- DATA TO EXAMINE:

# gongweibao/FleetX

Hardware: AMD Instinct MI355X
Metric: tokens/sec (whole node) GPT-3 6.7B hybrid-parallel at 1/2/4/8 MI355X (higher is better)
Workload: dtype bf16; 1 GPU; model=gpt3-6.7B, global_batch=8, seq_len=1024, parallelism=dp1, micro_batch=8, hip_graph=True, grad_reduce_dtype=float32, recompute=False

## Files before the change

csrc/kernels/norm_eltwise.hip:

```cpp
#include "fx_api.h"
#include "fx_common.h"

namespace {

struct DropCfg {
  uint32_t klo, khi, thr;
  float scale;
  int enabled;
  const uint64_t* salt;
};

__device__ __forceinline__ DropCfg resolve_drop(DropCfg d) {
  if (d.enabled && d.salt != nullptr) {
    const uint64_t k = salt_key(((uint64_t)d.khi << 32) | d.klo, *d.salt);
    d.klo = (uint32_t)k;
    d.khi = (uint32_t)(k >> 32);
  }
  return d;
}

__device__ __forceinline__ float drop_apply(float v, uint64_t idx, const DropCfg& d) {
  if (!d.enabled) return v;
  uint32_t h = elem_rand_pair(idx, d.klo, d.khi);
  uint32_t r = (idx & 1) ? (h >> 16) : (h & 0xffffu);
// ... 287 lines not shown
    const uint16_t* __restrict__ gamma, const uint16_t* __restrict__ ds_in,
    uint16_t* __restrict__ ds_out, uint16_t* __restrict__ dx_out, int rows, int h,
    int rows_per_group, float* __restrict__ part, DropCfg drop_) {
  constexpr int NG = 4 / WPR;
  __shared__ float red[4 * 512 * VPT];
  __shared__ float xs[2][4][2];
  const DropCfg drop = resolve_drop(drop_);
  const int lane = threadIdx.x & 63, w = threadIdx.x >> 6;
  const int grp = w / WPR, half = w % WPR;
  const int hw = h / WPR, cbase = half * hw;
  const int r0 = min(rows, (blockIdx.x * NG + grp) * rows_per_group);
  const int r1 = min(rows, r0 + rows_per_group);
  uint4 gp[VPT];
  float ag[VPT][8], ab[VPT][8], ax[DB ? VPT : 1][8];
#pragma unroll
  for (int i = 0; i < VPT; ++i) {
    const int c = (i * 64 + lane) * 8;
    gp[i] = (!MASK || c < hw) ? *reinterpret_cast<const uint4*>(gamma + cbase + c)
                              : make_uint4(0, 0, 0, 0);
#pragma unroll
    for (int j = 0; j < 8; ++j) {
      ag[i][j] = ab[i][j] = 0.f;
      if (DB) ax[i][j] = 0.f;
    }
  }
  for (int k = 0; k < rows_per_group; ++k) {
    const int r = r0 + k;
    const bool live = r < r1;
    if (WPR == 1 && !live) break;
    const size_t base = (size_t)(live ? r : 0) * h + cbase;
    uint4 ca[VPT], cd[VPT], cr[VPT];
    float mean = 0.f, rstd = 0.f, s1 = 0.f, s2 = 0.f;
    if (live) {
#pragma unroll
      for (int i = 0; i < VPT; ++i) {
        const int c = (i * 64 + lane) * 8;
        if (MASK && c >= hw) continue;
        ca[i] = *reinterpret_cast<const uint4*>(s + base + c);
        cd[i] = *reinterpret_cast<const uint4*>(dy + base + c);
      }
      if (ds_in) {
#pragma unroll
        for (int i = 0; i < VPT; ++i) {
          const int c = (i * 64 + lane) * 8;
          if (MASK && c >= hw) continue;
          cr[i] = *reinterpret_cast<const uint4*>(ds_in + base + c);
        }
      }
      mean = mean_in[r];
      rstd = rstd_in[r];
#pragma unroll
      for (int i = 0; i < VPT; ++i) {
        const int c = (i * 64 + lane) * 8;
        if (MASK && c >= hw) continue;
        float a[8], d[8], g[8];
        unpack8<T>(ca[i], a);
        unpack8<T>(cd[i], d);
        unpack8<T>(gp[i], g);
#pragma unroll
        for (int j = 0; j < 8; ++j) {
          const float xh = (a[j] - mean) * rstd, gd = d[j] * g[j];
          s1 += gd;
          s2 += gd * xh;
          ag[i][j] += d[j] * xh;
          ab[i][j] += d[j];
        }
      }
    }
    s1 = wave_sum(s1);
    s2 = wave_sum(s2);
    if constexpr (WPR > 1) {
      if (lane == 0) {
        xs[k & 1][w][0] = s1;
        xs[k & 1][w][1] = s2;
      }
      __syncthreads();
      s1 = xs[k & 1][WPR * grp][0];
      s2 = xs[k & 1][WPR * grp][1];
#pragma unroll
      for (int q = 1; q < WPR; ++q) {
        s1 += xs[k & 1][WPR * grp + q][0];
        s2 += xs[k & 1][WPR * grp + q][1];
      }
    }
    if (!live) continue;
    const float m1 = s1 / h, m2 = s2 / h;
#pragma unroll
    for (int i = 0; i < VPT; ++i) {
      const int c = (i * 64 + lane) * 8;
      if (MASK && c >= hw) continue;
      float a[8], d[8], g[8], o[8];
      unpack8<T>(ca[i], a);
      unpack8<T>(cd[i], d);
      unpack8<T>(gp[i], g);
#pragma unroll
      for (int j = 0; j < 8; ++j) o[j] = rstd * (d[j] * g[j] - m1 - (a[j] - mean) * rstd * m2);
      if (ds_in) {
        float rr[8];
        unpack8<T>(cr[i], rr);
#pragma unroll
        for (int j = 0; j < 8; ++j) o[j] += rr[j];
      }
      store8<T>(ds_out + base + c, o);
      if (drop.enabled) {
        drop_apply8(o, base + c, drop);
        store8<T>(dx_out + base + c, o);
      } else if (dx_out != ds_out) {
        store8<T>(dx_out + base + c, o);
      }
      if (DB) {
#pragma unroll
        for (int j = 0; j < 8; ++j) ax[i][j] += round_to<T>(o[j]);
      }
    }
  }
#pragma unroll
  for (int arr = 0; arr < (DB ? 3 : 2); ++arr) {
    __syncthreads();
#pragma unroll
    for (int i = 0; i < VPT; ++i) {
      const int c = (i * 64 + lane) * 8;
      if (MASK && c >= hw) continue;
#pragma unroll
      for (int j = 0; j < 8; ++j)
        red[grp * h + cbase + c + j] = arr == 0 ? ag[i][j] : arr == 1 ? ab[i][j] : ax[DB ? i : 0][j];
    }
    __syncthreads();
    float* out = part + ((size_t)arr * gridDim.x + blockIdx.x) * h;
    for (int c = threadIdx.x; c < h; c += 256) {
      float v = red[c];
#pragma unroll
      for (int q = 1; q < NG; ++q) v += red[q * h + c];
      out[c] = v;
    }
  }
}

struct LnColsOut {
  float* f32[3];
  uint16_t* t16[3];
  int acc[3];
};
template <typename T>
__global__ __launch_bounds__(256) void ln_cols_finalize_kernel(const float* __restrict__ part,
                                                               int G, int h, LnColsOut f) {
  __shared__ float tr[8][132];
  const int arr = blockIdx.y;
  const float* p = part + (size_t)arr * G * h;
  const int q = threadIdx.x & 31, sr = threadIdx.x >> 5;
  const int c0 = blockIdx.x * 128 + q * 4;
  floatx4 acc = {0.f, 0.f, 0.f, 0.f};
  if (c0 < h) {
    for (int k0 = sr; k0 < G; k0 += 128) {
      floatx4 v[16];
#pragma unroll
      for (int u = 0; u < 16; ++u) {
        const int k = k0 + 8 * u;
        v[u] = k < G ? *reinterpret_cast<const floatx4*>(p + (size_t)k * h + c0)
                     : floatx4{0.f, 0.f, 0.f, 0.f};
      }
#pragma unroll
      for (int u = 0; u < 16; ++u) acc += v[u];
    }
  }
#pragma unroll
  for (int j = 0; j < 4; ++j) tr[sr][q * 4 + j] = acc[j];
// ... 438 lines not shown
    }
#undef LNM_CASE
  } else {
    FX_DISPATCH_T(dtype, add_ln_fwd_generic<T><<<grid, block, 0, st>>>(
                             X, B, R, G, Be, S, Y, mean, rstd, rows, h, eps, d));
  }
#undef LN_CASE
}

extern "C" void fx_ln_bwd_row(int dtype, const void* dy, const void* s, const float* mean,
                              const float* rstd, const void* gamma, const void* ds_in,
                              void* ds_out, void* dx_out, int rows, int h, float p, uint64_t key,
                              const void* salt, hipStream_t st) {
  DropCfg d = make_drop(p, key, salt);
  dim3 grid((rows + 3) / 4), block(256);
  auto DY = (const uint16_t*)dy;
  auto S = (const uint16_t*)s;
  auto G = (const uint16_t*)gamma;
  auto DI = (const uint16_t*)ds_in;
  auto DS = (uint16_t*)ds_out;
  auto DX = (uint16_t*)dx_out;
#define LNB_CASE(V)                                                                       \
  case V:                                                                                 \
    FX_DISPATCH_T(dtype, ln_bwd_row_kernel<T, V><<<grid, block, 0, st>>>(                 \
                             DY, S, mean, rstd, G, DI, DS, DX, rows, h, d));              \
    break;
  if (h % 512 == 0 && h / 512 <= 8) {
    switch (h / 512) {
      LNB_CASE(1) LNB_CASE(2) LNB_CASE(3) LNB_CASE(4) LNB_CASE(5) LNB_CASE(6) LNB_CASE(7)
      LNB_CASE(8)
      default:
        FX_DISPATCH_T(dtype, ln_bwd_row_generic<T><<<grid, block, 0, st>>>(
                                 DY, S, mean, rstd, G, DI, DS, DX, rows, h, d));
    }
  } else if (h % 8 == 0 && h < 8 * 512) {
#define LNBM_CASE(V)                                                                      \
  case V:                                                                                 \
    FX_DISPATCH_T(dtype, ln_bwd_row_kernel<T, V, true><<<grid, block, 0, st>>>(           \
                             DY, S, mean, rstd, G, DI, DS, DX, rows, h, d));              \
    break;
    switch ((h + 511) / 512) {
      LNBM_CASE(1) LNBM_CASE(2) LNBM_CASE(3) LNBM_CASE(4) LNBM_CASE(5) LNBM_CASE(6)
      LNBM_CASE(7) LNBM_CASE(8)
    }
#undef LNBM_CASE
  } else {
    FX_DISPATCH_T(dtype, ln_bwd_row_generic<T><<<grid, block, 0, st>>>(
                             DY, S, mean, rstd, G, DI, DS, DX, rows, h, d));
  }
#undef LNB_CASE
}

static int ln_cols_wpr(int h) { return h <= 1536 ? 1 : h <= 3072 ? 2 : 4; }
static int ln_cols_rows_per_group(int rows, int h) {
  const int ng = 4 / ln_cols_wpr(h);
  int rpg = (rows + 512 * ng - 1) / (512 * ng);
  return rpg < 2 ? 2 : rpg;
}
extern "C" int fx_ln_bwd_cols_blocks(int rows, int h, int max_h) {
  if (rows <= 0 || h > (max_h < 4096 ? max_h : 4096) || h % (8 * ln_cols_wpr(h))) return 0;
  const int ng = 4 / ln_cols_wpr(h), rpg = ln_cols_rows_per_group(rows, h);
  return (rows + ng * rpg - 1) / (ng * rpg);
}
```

==

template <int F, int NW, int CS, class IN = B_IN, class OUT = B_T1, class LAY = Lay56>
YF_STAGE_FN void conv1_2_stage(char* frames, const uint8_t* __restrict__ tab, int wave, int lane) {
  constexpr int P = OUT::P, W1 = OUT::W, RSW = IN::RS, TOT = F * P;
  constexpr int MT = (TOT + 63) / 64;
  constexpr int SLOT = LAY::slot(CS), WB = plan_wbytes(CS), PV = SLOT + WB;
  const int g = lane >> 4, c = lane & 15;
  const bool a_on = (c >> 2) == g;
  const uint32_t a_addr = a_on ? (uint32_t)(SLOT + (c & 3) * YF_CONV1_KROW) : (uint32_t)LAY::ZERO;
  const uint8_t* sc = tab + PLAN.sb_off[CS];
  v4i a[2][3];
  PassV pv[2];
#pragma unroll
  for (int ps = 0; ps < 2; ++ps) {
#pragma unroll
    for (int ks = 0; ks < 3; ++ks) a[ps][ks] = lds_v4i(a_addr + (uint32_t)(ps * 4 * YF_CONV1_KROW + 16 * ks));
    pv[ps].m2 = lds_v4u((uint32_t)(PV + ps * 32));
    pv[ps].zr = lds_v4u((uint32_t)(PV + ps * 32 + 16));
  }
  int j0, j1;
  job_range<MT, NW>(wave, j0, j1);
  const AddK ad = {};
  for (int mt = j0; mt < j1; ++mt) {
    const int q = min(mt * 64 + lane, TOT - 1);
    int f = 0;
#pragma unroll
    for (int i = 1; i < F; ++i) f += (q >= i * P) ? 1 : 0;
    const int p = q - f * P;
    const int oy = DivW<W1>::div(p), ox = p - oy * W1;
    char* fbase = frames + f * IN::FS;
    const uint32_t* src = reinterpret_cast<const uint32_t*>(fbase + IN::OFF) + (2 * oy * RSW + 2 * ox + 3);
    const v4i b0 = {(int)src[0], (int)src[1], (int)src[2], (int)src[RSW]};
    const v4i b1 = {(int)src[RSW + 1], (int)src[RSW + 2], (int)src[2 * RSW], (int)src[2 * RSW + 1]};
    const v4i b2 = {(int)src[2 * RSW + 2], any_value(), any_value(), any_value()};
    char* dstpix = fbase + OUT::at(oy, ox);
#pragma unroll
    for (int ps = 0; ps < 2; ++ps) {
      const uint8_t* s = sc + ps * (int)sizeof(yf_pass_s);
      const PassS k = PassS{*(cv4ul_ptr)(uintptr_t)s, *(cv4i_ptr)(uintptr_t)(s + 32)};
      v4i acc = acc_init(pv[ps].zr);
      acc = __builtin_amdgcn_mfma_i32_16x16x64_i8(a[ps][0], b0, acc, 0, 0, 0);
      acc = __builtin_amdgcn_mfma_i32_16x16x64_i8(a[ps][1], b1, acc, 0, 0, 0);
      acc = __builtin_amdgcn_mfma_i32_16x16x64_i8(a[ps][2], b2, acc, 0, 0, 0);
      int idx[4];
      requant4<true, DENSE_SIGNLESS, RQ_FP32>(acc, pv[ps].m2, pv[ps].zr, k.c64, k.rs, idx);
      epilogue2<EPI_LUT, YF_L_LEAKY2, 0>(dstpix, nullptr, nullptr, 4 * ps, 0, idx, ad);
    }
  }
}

- YOUR TASK:
Whenever the string "gamma" turns up in a line of the data, copy that line.

- ANSWER TO THIS PROBLEM:
    const uint16_t* __restrict__ gamma, const uint16_t* __restrict__ ds_in,
    gp[i] = (!MASK || c < hw) ? *reinterpret_cast<const uint4*>(gamma + cbase + c)
                              const float* rstd, const void* gamma, const void* ds_in,
  auto G = (const uint16_t*)gamma;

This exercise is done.